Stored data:
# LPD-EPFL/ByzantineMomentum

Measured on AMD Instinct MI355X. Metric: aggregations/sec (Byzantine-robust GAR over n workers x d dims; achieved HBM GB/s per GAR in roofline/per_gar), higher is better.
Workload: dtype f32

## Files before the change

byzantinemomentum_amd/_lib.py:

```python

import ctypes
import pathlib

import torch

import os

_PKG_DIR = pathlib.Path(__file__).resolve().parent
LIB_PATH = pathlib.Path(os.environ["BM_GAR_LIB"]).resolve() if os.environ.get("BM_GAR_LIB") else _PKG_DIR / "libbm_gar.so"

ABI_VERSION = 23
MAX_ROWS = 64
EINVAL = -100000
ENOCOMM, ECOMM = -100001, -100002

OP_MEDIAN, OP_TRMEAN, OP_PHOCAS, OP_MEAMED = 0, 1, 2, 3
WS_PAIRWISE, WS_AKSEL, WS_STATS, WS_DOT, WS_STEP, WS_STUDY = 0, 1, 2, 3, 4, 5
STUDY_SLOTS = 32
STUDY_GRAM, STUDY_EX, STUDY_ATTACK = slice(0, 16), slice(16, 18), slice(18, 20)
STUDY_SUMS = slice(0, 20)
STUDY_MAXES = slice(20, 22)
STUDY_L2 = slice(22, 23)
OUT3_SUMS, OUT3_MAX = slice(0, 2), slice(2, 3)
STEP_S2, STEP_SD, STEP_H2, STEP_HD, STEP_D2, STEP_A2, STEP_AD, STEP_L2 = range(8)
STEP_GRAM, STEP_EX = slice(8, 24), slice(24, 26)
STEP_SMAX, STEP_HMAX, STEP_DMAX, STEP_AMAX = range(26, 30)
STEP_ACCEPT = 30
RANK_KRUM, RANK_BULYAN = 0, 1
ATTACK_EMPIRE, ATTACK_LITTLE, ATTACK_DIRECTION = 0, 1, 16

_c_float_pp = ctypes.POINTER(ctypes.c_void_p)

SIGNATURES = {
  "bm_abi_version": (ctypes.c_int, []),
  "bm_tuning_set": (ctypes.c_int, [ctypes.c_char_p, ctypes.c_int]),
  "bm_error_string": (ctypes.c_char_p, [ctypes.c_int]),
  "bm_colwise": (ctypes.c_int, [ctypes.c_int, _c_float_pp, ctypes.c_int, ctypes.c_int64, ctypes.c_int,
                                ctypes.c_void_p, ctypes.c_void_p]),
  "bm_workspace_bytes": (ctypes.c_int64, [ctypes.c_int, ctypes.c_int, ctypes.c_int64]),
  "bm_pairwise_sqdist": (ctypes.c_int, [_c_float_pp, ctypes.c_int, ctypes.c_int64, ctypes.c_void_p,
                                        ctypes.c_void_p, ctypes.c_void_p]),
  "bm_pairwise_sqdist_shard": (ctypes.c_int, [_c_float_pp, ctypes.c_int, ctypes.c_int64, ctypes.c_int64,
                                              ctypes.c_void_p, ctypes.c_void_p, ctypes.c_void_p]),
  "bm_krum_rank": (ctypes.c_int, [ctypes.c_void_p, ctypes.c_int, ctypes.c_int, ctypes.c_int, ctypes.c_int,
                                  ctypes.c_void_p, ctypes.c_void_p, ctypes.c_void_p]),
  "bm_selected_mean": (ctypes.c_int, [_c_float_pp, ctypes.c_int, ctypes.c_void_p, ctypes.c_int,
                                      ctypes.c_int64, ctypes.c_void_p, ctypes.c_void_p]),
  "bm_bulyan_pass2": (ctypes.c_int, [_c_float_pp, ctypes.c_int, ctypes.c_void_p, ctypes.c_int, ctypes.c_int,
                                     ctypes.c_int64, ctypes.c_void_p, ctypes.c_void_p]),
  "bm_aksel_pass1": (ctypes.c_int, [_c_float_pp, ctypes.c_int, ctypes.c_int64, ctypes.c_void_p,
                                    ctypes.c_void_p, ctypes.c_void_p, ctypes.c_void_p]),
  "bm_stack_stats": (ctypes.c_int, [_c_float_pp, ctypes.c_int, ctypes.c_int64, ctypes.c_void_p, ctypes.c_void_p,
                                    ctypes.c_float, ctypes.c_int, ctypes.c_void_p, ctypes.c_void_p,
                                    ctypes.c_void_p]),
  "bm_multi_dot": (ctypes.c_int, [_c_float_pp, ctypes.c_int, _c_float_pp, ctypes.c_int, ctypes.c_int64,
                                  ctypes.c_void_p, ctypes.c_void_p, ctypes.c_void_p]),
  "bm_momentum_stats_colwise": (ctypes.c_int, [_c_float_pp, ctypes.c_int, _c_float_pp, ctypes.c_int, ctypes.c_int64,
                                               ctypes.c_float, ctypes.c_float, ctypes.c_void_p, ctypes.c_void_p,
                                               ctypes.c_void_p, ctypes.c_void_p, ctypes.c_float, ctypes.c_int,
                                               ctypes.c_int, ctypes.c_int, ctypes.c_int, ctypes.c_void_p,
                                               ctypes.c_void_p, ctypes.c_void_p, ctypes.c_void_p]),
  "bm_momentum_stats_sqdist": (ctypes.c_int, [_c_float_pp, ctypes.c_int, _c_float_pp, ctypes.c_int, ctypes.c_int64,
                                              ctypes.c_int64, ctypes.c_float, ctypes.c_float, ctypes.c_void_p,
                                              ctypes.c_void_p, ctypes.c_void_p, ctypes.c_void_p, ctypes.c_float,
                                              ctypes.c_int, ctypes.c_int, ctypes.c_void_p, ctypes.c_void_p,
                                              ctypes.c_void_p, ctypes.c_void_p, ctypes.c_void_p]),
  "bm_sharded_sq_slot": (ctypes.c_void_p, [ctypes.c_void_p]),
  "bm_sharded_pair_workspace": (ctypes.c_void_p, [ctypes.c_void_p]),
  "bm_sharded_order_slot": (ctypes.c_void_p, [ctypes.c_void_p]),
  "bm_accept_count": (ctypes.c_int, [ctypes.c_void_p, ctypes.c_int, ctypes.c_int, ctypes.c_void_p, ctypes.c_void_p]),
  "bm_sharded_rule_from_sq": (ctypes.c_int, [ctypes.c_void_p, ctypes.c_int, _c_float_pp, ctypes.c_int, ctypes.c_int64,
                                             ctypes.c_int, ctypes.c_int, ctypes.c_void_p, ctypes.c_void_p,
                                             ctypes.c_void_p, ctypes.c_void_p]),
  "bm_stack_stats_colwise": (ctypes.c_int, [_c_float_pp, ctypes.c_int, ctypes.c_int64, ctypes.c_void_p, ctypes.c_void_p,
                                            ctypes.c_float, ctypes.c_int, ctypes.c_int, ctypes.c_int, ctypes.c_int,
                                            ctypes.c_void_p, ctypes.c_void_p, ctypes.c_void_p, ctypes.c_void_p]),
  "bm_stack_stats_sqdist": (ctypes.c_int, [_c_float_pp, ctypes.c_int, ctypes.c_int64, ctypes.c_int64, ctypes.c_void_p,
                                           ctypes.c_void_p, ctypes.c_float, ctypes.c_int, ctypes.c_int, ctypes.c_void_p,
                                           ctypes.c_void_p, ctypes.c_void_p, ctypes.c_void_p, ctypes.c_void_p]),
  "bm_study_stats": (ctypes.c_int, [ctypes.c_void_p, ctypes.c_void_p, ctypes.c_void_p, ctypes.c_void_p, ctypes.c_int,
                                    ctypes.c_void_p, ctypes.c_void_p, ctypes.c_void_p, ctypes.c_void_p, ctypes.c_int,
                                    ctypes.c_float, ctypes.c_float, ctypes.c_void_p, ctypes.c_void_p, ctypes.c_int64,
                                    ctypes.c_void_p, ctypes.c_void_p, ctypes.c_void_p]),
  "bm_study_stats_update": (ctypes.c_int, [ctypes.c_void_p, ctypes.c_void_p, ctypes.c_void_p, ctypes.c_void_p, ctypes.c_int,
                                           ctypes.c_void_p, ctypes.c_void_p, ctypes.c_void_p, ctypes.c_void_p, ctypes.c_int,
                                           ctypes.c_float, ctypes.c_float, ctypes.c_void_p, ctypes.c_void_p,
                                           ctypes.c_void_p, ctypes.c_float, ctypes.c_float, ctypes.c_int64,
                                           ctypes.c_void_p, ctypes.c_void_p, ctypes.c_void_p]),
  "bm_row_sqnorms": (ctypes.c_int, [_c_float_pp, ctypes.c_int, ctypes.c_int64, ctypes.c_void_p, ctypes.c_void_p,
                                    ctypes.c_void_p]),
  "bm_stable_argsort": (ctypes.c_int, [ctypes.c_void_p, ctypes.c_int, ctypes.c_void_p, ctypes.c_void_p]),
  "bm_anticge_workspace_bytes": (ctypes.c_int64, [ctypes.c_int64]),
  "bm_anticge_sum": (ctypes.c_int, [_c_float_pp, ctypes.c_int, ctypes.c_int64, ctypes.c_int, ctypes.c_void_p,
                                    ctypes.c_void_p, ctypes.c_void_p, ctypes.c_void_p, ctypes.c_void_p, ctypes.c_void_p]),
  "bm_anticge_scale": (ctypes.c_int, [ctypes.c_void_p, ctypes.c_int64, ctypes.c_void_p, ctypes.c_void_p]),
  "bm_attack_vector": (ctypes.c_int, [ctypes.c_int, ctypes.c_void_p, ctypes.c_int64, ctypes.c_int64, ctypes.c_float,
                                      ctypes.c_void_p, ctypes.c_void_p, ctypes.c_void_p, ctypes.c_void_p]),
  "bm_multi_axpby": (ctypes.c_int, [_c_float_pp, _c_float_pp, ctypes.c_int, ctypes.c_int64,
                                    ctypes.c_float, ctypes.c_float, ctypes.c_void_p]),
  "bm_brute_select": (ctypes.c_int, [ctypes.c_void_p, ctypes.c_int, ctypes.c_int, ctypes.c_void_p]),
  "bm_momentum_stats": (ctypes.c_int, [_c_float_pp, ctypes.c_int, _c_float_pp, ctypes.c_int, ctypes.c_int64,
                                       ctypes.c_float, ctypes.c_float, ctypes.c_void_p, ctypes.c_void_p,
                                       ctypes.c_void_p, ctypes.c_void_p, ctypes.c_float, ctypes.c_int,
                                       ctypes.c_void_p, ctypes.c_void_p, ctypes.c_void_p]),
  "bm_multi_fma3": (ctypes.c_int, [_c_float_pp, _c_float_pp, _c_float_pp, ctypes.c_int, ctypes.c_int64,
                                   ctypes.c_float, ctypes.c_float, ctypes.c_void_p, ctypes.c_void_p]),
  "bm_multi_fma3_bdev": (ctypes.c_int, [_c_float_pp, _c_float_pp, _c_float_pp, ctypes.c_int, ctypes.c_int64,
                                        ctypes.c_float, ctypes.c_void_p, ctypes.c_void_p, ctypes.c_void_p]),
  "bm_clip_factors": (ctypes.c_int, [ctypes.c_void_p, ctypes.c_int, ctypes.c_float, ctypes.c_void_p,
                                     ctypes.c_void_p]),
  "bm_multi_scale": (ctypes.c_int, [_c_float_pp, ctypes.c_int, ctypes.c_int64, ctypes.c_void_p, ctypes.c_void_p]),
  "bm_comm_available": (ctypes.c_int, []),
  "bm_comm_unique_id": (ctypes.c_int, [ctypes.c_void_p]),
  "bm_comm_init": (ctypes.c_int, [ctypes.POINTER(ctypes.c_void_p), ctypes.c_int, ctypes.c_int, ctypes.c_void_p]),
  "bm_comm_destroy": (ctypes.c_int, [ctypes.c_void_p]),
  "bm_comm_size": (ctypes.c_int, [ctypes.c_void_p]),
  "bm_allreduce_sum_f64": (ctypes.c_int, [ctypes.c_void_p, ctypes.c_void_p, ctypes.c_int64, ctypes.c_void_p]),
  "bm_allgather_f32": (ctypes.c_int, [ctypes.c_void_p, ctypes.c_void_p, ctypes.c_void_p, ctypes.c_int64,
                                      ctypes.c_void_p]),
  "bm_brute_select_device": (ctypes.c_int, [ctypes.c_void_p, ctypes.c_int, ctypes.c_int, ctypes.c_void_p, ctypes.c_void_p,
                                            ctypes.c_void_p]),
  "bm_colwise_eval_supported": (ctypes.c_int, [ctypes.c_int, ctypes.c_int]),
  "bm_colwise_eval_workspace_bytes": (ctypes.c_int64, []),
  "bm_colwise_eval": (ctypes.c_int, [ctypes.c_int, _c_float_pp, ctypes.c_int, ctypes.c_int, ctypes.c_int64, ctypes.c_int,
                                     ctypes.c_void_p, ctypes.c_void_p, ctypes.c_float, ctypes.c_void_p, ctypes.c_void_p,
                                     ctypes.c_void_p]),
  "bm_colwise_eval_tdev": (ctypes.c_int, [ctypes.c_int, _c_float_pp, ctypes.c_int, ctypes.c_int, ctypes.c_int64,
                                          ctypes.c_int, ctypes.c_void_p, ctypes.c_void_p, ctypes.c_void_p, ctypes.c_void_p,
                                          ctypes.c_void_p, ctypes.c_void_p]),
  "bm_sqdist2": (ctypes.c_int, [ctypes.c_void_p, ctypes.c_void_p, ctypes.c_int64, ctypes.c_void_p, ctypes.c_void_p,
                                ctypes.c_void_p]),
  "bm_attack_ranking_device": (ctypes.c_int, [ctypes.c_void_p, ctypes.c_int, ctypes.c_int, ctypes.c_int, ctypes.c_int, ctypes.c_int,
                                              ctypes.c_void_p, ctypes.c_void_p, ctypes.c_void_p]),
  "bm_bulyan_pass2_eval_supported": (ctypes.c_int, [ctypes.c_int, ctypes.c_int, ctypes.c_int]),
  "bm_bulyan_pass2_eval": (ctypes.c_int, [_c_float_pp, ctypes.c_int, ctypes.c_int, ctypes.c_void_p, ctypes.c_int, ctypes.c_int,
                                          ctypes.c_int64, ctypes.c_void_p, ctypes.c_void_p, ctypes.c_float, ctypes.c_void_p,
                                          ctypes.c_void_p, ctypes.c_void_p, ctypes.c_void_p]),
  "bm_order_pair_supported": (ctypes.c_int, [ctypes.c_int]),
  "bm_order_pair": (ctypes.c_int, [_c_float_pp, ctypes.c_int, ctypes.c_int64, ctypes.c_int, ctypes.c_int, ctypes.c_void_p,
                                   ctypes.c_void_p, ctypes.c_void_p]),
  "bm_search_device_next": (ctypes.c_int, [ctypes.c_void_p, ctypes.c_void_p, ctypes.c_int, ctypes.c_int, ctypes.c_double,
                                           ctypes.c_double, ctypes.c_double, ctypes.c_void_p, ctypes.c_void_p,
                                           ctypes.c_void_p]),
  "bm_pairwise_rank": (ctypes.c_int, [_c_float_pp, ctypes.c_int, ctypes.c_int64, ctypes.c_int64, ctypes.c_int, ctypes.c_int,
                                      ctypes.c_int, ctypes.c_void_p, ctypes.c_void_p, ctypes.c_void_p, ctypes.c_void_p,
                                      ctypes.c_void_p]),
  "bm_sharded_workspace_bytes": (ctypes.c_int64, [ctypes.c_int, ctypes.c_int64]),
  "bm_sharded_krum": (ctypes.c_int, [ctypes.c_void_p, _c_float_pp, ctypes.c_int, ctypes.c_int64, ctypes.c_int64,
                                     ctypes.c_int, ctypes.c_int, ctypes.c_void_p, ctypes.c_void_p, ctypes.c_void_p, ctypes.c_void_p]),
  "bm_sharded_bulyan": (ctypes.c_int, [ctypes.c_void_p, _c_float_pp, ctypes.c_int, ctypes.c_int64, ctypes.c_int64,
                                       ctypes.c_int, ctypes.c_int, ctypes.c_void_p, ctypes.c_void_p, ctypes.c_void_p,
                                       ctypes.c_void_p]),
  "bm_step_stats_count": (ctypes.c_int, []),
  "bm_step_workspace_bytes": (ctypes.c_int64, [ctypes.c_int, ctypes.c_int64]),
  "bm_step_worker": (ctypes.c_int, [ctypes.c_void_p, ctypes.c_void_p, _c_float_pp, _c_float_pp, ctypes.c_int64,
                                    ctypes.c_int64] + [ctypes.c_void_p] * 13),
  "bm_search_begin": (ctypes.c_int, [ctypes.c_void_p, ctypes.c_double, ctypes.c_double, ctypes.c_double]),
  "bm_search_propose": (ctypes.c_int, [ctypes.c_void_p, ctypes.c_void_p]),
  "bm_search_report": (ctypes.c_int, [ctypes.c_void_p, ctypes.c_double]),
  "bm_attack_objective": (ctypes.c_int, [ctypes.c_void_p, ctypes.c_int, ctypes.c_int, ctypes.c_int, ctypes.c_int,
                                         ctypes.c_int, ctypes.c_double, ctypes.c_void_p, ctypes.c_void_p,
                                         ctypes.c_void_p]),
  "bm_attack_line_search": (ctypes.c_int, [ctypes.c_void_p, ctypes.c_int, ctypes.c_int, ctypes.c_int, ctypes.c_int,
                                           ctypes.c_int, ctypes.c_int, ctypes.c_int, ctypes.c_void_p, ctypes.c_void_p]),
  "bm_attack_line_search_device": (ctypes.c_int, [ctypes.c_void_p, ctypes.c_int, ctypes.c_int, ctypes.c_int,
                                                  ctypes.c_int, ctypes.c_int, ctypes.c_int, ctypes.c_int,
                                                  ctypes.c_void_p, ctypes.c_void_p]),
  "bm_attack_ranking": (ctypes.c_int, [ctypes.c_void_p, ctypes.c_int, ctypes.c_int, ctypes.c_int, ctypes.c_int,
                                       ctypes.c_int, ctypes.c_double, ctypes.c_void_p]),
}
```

- [Task to complete]
From the data above, copy each line where the string "import" appears.

- [Worked solution]
import ctypes
import pathlib
import torch
import os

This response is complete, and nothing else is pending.